Studio album by Aim
- Released: 26 February 2002
- Studios: Speed Limit Studios; Grand Central Studios (Manchester, England); Unique Studios (New York, New York); Stephen Jones' house;
- Genres: Hip hop; trip hop; electronica;
- Length: 60:14
- Label: Grand Central
- Producer: Aim

Aim chronology
| Cold Water Music (1999) | Hinterland (2002) | Stars on 33 (2002) |

= Hinterland (Aim album) =

Hinterland is the second studio album by British musician Aim, released on 26 February 2002 by Grand Central Records.

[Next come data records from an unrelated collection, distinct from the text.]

#define TPAMD_OS_STEP(HALF, C)                                                            \
  "s_mov_b32 exec_" HALF ", %[m" #C "]\n\t"                                               \
  "v_fmac_f64_dpp %[acc], %[d], %[one] row_newbcast:" #C " row_mask:0xf bank_mask:0xf\n\t"
#define TPAMD_OS_ROW(HALF, OTHER)                                                                      \
  asm volatile("s_mov_b64 %[sv], exec\n\ts_mov_b32 exec_" OTHER ", 0\n\t"                              \
               TPAMD_OS_STEP(HALF, 0) TPAMD_OS_STEP(HALF, 1) TPAMD_OS_STEP(HALF, 2) TPAMD_OS_STEP(HALF, 3)     \
               TPAMD_OS_STEP(HALF, 4) TPAMD_OS_STEP(HALF, 5) TPAMD_OS_STEP(HALF, 6) TPAMD_OS_STEP(HALF, 7)     \
               TPAMD_OS_STEP(HALF, 8) TPAMD_OS_STEP(HALF, 9) TPAMD_OS_STEP(HALF, 10) TPAMD_OS_STEP(HALF, 11)   \
               TPAMD_OS_STEP(HALF, 12) TPAMD_OS_STEP(HALF, 13) TPAMD_OS_STEP(HALF, 14) TPAMD_OS_STEP(HALF, 15) \
               "s_mov_b64 exec, %[sv]\n\t"                                                             \
               : [acc] "+v"(acc), [sv] "=&s"(save)                                                     \
               : [d] "v"(d), [one] "v"(one), TPAMD_OS_M(0), TPAMD_OS_M(1), TPAMD_OS_M(2), TPAMD_OS_M(3), \
                 TPAMD_OS_M(4), TPAMD_OS_M(5), TPAMD_OS_M(6), TPAMD_OS_M(7), TPAMD_OS_M(8), TPAMD_OS_M(9), \
                 TPAMD_OS_M(10), TPAMD_OS_M(11), TPAMD_OS_M(12), TPAMD_OS_M(13), TPAMD_OS_M(14), TPAMD_OS_M(15))
template <int ROW>
__device__ __forceinline__ void ordered_sum_row(double &acc, double d, double one) {
  constexpr unsigned SH = (ROW & 1) ? 16u : 0u;
#define TPAMD_OS_M(C) [m##C] "n"((int)(((0xffffu << C) & 0xffffu) << SH))
  unsigned long long save;
  if (ROW < 2) TPAMD_OS_ROW("lo", "hi");
  else TPAMD_OS_ROW("hi", "lo");
#undef TPAMD_OS_M
}
template <int ROW>
__device__ __forceinline__ void ordered_sum_carry(double &acc) {
  int lo = __double2loint(acc), hi = __double2hiint(acc);
  lo = __builtin_amdgcn_update_dpp(lo, lo, 0x142, 1 << ROW, 0xf, false);
  hi = __builtin_amdgcn_update_dpp(hi, hi, 0x142, 1 << ROW, 0xf, false);
  acc = __hiloint2double(hi, lo);
}
__device__ __forceinline__ double ordered_sum64(double t, double d) {
  double acc = t;
  const double one = 1.0;
  ordered_sum_row<0>(acc, d, one);
  ordered_sum_carry<1>(acc);
  ordered_sum_row<1>(acc, d, one);
  ordered_sum_carry<2>(acc);
  ordered_sum_row<2>(acc, d, one);
  ordered_sum_carry<3>(acc);
  ordered_sum_row<3>(acc, d, one);
  return acc;
}

struct OrderedSumMasks {
  double m[15];
  __device__ __forceinline__ void init(int lane) {
#pragma unroll
    for (int c = 1; c < 16; c++) m[c - 1] = ((lane & 15) >= c) ? 1.0 : 0.0;
  }
};
#define TPAMD_OSM_STEP(C, ROWMASK)                                                                    \
  "v_fmac_f64_dpp %[acc], %[d], %[m" #C "] row_newbcast:" #C " row_mask:" ROWMASK " bank_mask:0xf\n\t"
#define TPAMD_OSM_ROW(ROWMASK)                                                                          \
  asm volatile(TPAMD_OSM_STEP(0, ROWMASK) TPAMD_OSM_STEP(1, ROWMASK) TPAMD_OSM_STEP(2, ROWMASK)         \
               TPAMD_OSM_STEP(3, ROWMASK) TPAMD_OSM_STEP(4, ROWMASK) TPAMD_OSM_STEP(5, ROWMASK)         \
               TPAMD_OSM_STEP(6, ROWMASK) TPAMD_OSM_STEP(7, ROWMASK) TPAMD_OSM_STEP(8, ROWMASK)         \
               TPAMD_OSM_STEP(9, ROWMASK) TPAMD_OSM_STEP(10, ROWMASK) TPAMD_OSM_STEP(11, ROWMASK)       \
               TPAMD_OSM_STEP(12, ROWMASK) TPAMD_OSM_STEP(13, ROWMASK) TPAMD_OSM_STEP(14, ROWMASK)      \
               TPAMD_OSM_STEP(15, ROWMASK)                                                              \
               : [acc] "+v"(acc)                                                                        \
               : [d] "v"(d), [m0] "v"(one), [m1] "v"(k.m[0]), [m2] "v"(k.m[1]), [m3] "v"(k.m[2]),       \
                 [m4] "v"(k.m[3]), [m5] "v"(k.m[4]), [m6] "v"(k.m[5]), [m7] "v"(k.m[6]), [m8] "v"(k.m[7]), \
                 [m9] "v"(k.m[8]), [m10] "v"(k.m[9]), [m11] "v"(k.m[10]), [m12] "v"(k.m[11]),           \
                 [m13] "v"(k.m[12]), [m14] "v"(k.m[13]), [m15] "v"(k.m[14]))
__device__ __forceinline__ double ordered_sum64_finite(double t, double d, const OrderedSumMasks &k) {
  double acc = t;
  const double one = 1.0;
  asm volatile("s_nop 1" ::: "memory");
  TPAMD_OSM_ROW("0x1");
  ordered_sum_carry<1>(acc);
  TPAMD_OSM_ROW("0x2");
  ordered_sum_carry<2>(acc);
  TPAMD_OSM_ROW("0x4");
  ordered_sum_carry<3>(acc);
  TPAMD_OSM_ROW("0x8");
  return acc;
}

#ifdef TPAMD_DIAG
__device__ __forceinline__ long long tpamd_stamp() {
  unsigned long long t;
  __builtin_amdgcn_sched_barrier(0);
  asm volatile("s_memtime %0\n\ts_waitcnt lgkmcnt(0)" : "=s"(t)::"memory");
  __builtin_amdgcn_sched_barrier(0);
  return (long long)t;
}
#define TPAMD_T0(var) const long long var = tpamd_stamp()
#ifdef TPAMD_DIAG_REASONS
#define TPAMD_ACC(slot, var) do { if (!((slot) == 12 || (slot) == 13 || (slot) == 17 || ((slot) >= 19 && (slot) <= 23) || (slot) == 31)) diag[slot] += tpamd_stamp() - (var); } while (0)
#else
#define TPAMD_ACC(slot, var) diag[slot] += tpamd_stamp() - (var)
#endif
#define TPAMD_CNT(slot) diag[slot] += 1
#define TPAMD_ADD(slot, v) diag[slot] += (v)
#define TPAMD_T0C(var) const long long var = tpamd_stamp()
#define TPAMD_ACCC(slot, var) diag[slot] += tpamd_stamp() - (var)
#ifdef TPAMD_DIAG_LIGHT
#undef TPAMD_T0
#undef TPAMD_ACC
#define TPAMD_T0(var)
#define TPAMD_ACC(slot, var)
#endif
#else
#define TPAMD_T0(var)
#define TPAMD_ACC(slot, var)
#define TPAMD_T0C(var)
#define TPAMD_ACCC(slot, var)
#define TPAMD_CNT(slot)
#define TPAMD_ADD(slot, v)
#endif

#ifndef TPAMD_TILE_SAMPLES
#define TPAMD_TILE_SAMPLES 32
#endif
#ifndef TPAMD_CHAIN_GUESS
#define TPAMD_CHAIN_GUESS 0
#endif
#ifndef TPAMD_CURVE_EXIT
#define TPAMD_CURVE_EXIT 1
#endif
constexpr int kTileSamples = TPAMD_TILE_SAMPLES;
template <int D>
struct TileCfg {
  static constexpr int kSamples = (D > 8 && TPAMD_TILE_SAMPLES > 16) ? 16 : TPAMD_TILE_SAMPLES;
};

typedef double f64x2 __attribute__((ext_vector_type(2)));

template <int K>
struct RegPack {
  f64x2 v;
  RegPack<K - 1> rest;
  template <int LIMIT>
  __device__ __forceinline__ void load(const f64x2 *src, int c) {
    if (c < LIMIT) v = src[c];
    rest.template load<LIMIT>(src, c + 64);
  }
  template <int LIMIT>
  __device__ __forceinline__ void store(f64x2 *dst, int c) const {
    if (c < LIMIT) dst[c] = v;
    rest.template store<LIMIT>(dst, c + 64);
  }
};
template <>
struct RegPack<0> {
  template <int LIMIT> __device__ __forceinline__ void load(const f64x2 *, int) {}
  template <int LIMIT> __device__ __forceinline__ void store(f64x2 *, int) const {}
};

template <int D>
struct JointLayout {
  static constexpr int PARTS = (D <= 7) ? 4 : ((D <= 16) ? 2 : 1);
  static constexpr int RPL = (D + PARTS - 1) / PARTS;
  static constexpr int kCandLanes = 2 * D * PARTS;
  static constexpr int kRows16 = (kCandLanes + 15) / 16;
  static_assert(kCandLanes <= 64, "candidate lanes must fit one wave");
#ifndef TPAMD_CHAIN_STEPS
#define TPAMD_CHAIN_STEPS 16
#endif
  static constexpr int kChain = TPAMD_CHAIN_STEPS;
  static constexpr int GRP = 64 / kChain;
  static constexpr int CPL = (2 * D + GRP - 1) / GRP;
  static constexpr int VPL = (D + GRP - 1) / GRP;
  static constexpr unsigned long long kPart0 =
      (GRP == 4) ? 0x1111111111111111ull : ((GRP == 2) ? 0x5555555555555555ull : ~0ull);
  static_assert(GRP == 1 || GRP == 2 || GRP == 4, "chain steps must be 16, 32 or 64");
};

template <bool MAX>
__device__ __forceinline__ double ext2(double a, double b) {
  return ext2_raw<MAX>(a, b);
}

The album spent one week on the UK Albums Chart at number 47.

Professional ratings
Review scores
| Source | Rating |
| AllMusic | Star |
| Drowned in Sound | 9/10 |
| Entertainment Weekly | B |
| The Guardian | Star |
| Muzik | 4/5 |
| NME | 8/10 |
| Q | Star |
| Resident Advisor | 5/5 |

==Track listing==

| No. | Title | Length |
|---|---|---|
| 1. | "Intro" | 1:15 |
| 2. | "The Girl Who Fell Through the Ice" (featuring Kate Rogers) | 6:17 |
| 3. | "What Do People Do All Day" | 5:15 |
| 4. | "No Restriction" (featuring Souls of Mischief) | 4:05 |
| 5. | "Fall Break" | 4:45 |
| 6. | "Guimar" | 4:18 |
| 7. | "Good Disease" (featuring Stephen Jones) | 4:23 |
| 8. | "The Omen" (featuring Diamond D) | 4:48 |
| 9. | "Linctus" | 5:06 |
| 10. | "Vipco" | 5:30 |
| 11. | "A Twilight Zone" | 3:19 |
| 12. | "From a Seaside Town" | 5:59 |
| 13. | "Hinterland" | 5:14 |
| Total length: |  | 60:14 |

2007 ATIC Records re-issue bonus tracks
| No. | Title | Length |
|---|---|---|
| 14. | "Mag" | 4:02 |
| 15. | "Peru" | 3:54 |
| 16. | "Nightlife" (featuring Substantial) | 3:59 |
| Total length: |  | 72:09 |

==Personnel==
Credits for Hinterland adapted from album liner notes.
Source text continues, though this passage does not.